If that's the case, what is the meaning of *annars/hins vegar* in the last sentence, because I can't make sense of it otherwise. With "*um borgarleg réttindi*", is this "about civil rights" or is it somehow adjectively modifying the ACLU, like "the civil rights organisation ACLU".

Any comments on the translation also welcome.

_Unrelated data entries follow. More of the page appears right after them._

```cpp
ndt_status settle_build(ndt_ctx* c) {
    if (!c->build_unchecked || !c->grid_valid) return NDT_OK;
    for (int attempt = 0;; ++attempt) {
        HIPCHK(c, hipMemcpyAsync(c->h_hdr.get(), c->d_hdr.p, sizeof(GridHeader), hipMemcpyDeviceToHost, c->stream.get()));
        HIPCHK(c, hipStreamSynchronize(c->stream.get()));
        const int berr = c->h_hdr->pad[0];
        if (!berr) break;
        if (attempt > 0) return fail(c, NDT_EDEVICE, "target build failed twice (error bits " + std::to_string(berr) + ")");
        TRY(rerun_build(c, berr));
    }
    c->build_unchecked = false;
    note_grid_width(c, c->h_hdr->cells, c->target_dense);
    return NDT_OK;
}

ndt_status upload_points(ndt_ctx* c, DevBuf<float4>& dst, const float* xyz, size_t n, size_t stride_bytes) {
    TRY(ensure(c, dst, n));
    std::vector<float4> tmp(n);
    const char* base = reinterpret_cast<const char*>(xyz);
    for (size_t i = 0; i < n; ++i) {
        const float* f = reinterpret_cast<const float*>(base + i * stride_bytes);
        tmp[i] = make_float4(f[0], f[1], f[2], 1.0f);
    }
    if (n) HIPCHK(c, hipMemcpyAsync(dst.p, tmp.data(), n * sizeof(float4), hipMemcpyHostToDevice, c->stream.get()));
    HIPCHK(c, hipStreamSynchronize(c->stream.get()));
    return NDT_OK;
}

static ndt_status append_target(ndt_ctx* c, const float4* d_new, const float* h_new, size_t n, size_t stride_bytes) {
    TRY(set_dev(c));
    TRY(main_after_fit(c, false));
    if (n == 0) return NDT_OK;
    const size_t m0 = c->has_target ? (size_t)c->M : 0, m = m0 + n;
    if (m > 0x7fffffffULL) return fail(c, NDT_EINVAL, "target too large");
// ... 151 lines not shown
```

### xchu_slam_amd/csrc/ndt_kernels.h

```cpp
#pragma once
#include <hip/hip_runtime.h>
#include "ndt_types.h"
#include "ndt_linalg.h"
#include "ndt_icp.h"
#include "ndt_sc.h"
#include "ndt_isc.h"
#include "ndt_pgo.h"
#include "ndt_map.h"

namespace ndt {
__global__ void k_minmax(const float4*, int, int, float*, int*, unsigned long long*, const GridHeader*, GridHeader*, float4*);
__global__ void k_keys(const float4*, int, int, const float*, int, GridHeader*, float, int, double, int, int, int*, int*, int*, unsigned*, int,
                       int*, long long, int2*, long long, const GridHeader*, int);
__global__ void k_merge_append(int*, int*, int*, int*, const GridHeader*, int, const int*, const int*, const int*, const int*, int,
                               GridHeader*, const float4*);
template <int ITEMS>
__global__ void k_radix_onesweep(int*, int*, int*, int*, int, int, const GridHeader*, int*, unsigned*, int, GridHeader*, int, int);
__global__ void k_scan_onepass(const int*, int, const int*, int*, int*, ScanCtx, GridHeader*);
__global__ void k_seg_scan(const int*, const int*, int, GridHeader*, int*, ScanCtx);
__global__ void k_cloud_scan(const int*, int, GridHeader*, int2*, ScanCtx, unsigned);
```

[Edit]: might it be: *one the one hand about civil rights (with the ACLU), and on the other samtökunum EFF* ?
Even in this, the meaning of *samtökunum*, or rather, how it fits into the sentence is still a little confusing. Maybe it just means '_*with the organisation* Electronic Frontier Foundation_' ?

Takk!


----------



## sindridah

Annars vegar er ég að fara til Manchester og svo hins vegar til Bangor!


----------



## Silver_Biscuit

When annar and hinn are used together in a sentence like this, they mean 'one and the other'. So in this case, I think it doesn't mean 'on the other hand... on the other hand', but 'on the one hand... on the other hand'.


----------



## Alxmrphi

So it shows an ordering, like in Sindri's example?
That seeing the ACLU_* first*_, *then* the EFF ?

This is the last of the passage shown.